Records START

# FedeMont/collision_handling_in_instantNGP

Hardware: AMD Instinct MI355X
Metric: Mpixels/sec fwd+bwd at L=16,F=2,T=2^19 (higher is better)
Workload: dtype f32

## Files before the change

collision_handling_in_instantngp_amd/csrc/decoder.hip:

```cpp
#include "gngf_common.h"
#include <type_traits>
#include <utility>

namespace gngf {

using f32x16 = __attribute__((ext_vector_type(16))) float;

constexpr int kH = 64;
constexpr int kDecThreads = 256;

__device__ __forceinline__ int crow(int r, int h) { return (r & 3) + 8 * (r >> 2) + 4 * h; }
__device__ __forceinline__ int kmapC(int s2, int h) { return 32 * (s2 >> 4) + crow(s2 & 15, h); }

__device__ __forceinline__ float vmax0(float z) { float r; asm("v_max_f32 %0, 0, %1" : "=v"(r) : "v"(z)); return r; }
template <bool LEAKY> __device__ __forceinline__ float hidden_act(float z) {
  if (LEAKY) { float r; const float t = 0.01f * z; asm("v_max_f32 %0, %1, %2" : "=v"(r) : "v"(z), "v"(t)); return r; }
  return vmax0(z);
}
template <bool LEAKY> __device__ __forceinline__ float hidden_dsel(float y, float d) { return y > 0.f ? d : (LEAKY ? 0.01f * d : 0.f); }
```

Records END

* [What to work on] Repeat every entry above exactly, leaving nothing out.

* [Response area]
# FedeMont/collision_handling_in_instantNGP

Hardware: AMD Instinct MI355X
Metric: Mpixels/sec fwd+bwd at L=16,F=2,T=2^19 (higher is better)
Workload: dtype f32

## Files before the change

collision_handling_in_instantngp_amd/csrc/decoder.hip:

```cpp
#include "gngf_common.h"
#include <type_traits>
#include <utility>

namespace gngf {

using f32x16 = __attribute__((ext_vector_type(16))) float;

constexpr int kH = 64;
constexpr int kDecThreads = 256;

__device__ __forceinline__ int crow(int r, int h) { return (r & 3) + 8 * (r >> 2) + 4 * h; }
__device__ __forceinline__ int kmapC(int s2, int h) { return 32 * (s2 >> 4) + crow(s2 & 15, h); }

__device__ __forceinline__ float vmax0(float z) { float r; asm("v_max_f32 %0, 0, %1" : "=v"(r) : "v"(z)); return r; }
template <bool LEAKY> __device__ __forceinline__ float hidden_act(float z) {
  if (LEAKY) { float r; const float t = 0.01f * z; asm("v_max_f32 %0, %1, %2" : "=v"(r) : "v"(z), "v"(t)); return r; }
  return vmax0(z);
}
template <bool LEAKY> __device__ __forceinline__ float hidden_dsel(float y, float d) { return y > 0.f ? d : (LEAKY ? 0.01f * d : 0.f); }
```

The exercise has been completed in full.